PROBLEM TO SOLVE: Only lines containing the string "first" belong in the answer; copy all of them from the entries.

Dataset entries
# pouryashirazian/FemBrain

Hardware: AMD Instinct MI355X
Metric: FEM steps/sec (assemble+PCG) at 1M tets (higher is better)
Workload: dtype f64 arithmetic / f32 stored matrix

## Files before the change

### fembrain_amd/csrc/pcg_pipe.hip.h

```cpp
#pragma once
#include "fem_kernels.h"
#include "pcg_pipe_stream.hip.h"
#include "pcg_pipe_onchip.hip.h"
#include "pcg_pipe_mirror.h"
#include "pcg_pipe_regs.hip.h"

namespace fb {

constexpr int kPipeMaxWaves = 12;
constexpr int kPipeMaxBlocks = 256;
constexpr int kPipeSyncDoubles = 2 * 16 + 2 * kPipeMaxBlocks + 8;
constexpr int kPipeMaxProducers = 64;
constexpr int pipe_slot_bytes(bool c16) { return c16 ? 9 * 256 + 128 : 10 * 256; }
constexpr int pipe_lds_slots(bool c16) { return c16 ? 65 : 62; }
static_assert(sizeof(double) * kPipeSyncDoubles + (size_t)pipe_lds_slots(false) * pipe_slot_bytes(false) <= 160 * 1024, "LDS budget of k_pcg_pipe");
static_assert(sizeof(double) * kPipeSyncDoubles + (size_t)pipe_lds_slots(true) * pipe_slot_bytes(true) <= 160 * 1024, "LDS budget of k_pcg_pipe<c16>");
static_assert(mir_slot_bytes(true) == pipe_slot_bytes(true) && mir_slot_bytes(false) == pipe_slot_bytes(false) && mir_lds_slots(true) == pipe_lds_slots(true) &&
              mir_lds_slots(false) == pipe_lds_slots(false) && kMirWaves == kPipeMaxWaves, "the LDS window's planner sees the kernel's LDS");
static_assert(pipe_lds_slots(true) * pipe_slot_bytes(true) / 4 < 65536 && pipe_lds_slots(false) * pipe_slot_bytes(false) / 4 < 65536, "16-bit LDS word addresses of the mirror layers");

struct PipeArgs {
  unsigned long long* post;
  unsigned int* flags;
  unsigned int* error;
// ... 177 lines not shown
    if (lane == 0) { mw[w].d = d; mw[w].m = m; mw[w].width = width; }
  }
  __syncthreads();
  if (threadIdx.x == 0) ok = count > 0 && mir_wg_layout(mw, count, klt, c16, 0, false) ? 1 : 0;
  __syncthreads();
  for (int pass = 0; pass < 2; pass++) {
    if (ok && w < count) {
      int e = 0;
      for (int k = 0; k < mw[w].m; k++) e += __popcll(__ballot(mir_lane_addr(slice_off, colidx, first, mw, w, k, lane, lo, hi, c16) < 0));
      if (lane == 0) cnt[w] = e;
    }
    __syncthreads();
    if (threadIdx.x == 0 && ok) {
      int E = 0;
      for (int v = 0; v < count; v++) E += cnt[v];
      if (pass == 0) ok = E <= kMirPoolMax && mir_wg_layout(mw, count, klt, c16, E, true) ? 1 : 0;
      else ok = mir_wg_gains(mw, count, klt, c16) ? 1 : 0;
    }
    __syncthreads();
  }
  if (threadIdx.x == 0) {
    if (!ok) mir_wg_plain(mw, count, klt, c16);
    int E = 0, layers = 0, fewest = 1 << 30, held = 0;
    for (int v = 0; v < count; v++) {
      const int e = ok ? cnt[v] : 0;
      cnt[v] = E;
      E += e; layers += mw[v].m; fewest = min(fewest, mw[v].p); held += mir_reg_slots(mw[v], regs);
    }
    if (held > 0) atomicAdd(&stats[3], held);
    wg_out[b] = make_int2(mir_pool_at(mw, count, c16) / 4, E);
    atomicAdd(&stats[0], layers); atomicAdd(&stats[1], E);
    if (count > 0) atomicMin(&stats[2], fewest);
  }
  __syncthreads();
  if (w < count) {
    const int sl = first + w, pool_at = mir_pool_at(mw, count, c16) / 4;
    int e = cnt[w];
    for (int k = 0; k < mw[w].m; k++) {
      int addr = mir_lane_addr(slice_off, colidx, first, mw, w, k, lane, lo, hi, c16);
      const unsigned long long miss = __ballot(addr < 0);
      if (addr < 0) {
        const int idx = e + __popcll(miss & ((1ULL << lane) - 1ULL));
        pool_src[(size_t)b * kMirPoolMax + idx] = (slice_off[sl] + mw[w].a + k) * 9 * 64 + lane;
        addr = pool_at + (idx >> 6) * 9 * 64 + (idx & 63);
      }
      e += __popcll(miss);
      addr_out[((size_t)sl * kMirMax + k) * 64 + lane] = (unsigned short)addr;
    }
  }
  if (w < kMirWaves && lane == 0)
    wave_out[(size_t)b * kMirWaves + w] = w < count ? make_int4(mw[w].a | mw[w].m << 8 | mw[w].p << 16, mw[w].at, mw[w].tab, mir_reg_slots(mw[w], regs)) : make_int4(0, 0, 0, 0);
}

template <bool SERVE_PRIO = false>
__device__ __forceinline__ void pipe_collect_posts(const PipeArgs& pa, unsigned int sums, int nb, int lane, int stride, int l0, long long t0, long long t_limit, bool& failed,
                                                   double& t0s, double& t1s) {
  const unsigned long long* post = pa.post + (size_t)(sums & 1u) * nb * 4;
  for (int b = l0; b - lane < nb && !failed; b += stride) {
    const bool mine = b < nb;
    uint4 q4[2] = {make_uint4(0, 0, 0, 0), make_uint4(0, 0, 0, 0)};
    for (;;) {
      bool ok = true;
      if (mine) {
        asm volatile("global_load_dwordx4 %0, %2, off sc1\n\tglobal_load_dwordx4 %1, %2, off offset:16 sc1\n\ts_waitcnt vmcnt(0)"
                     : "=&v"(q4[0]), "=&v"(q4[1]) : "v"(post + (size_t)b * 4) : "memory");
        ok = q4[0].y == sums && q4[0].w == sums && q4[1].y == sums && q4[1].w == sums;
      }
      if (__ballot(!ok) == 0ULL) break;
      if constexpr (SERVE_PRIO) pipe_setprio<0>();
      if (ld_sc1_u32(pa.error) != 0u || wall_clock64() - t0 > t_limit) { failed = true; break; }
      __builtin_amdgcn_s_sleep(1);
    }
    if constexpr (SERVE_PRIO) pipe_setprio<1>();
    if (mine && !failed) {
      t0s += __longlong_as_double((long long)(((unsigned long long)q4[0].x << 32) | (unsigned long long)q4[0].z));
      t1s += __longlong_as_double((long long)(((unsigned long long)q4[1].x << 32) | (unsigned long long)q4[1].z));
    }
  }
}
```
==
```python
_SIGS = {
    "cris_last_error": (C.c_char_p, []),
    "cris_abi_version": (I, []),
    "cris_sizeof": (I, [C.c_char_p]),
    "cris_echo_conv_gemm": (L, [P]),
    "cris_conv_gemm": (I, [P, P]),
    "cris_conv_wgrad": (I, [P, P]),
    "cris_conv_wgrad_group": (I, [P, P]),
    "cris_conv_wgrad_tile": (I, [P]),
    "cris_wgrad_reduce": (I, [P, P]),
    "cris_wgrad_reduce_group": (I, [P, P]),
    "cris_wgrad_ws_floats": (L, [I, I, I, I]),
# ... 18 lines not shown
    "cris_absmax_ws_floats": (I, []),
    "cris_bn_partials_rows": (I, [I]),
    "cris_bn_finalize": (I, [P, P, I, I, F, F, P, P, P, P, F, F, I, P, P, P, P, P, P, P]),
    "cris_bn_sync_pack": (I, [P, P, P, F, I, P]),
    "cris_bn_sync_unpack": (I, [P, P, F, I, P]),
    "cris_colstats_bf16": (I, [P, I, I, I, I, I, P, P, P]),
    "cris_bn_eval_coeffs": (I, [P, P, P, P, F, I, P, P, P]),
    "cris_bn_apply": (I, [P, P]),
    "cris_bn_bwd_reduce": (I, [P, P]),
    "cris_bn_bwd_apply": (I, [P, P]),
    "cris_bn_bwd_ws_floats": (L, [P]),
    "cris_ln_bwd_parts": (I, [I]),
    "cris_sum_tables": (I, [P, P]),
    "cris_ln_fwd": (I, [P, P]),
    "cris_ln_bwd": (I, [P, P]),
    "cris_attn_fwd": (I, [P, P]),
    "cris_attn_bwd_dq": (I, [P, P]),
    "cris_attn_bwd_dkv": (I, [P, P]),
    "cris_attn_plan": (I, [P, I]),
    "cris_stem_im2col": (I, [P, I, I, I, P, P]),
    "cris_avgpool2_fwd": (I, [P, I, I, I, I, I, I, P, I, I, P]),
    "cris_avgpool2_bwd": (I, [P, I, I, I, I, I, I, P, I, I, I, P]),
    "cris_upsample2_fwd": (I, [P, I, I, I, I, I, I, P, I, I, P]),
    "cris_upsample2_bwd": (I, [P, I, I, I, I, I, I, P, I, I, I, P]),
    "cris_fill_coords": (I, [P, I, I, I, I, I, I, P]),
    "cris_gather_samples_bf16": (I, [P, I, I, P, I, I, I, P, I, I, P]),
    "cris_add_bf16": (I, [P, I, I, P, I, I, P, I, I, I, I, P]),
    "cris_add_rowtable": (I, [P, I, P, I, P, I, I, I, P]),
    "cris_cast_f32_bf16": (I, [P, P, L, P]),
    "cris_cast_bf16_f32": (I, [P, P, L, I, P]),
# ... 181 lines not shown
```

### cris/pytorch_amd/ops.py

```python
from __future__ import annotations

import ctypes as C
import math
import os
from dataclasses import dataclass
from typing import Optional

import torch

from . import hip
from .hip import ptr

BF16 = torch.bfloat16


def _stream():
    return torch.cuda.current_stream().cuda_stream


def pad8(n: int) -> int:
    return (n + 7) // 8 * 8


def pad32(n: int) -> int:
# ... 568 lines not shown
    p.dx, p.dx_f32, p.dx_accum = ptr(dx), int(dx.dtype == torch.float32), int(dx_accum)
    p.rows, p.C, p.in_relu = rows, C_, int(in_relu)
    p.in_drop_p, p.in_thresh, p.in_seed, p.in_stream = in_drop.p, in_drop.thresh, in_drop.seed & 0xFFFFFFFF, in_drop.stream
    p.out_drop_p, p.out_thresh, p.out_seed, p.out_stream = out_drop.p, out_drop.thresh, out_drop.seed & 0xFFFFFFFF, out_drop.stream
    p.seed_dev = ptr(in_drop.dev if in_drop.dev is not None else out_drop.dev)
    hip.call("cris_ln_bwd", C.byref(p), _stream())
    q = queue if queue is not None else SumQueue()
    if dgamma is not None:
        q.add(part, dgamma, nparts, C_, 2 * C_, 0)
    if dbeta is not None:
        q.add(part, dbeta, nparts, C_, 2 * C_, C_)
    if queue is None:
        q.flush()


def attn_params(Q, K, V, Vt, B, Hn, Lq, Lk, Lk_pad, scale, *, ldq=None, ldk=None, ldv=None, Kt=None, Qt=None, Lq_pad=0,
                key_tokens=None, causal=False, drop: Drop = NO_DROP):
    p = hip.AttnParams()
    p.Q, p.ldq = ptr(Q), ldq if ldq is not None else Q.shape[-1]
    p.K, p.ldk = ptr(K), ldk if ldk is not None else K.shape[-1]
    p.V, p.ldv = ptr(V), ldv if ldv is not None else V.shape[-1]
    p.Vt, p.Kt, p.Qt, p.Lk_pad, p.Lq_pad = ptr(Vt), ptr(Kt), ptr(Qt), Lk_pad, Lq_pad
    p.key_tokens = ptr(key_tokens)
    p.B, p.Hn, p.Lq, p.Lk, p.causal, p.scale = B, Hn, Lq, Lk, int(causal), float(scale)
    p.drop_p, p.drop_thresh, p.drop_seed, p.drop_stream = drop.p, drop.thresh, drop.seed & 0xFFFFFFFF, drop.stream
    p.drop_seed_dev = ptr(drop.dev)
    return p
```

WRITTEN REPLY:
      for (int k = 0; k < mw[w].m; k++) e += __popcll(__ballot(mir_lane_addr(slice_off, colidx, first, mw, w, k, lane, lo, hi, c16) < 0));
    const int sl = first + w, pool_at = mir_pool_at(mw, count, c16) / 4;
      int addr = mir_lane_addr(slice_off, colidx, first, mw, w, k, lane, lo, hi, c16);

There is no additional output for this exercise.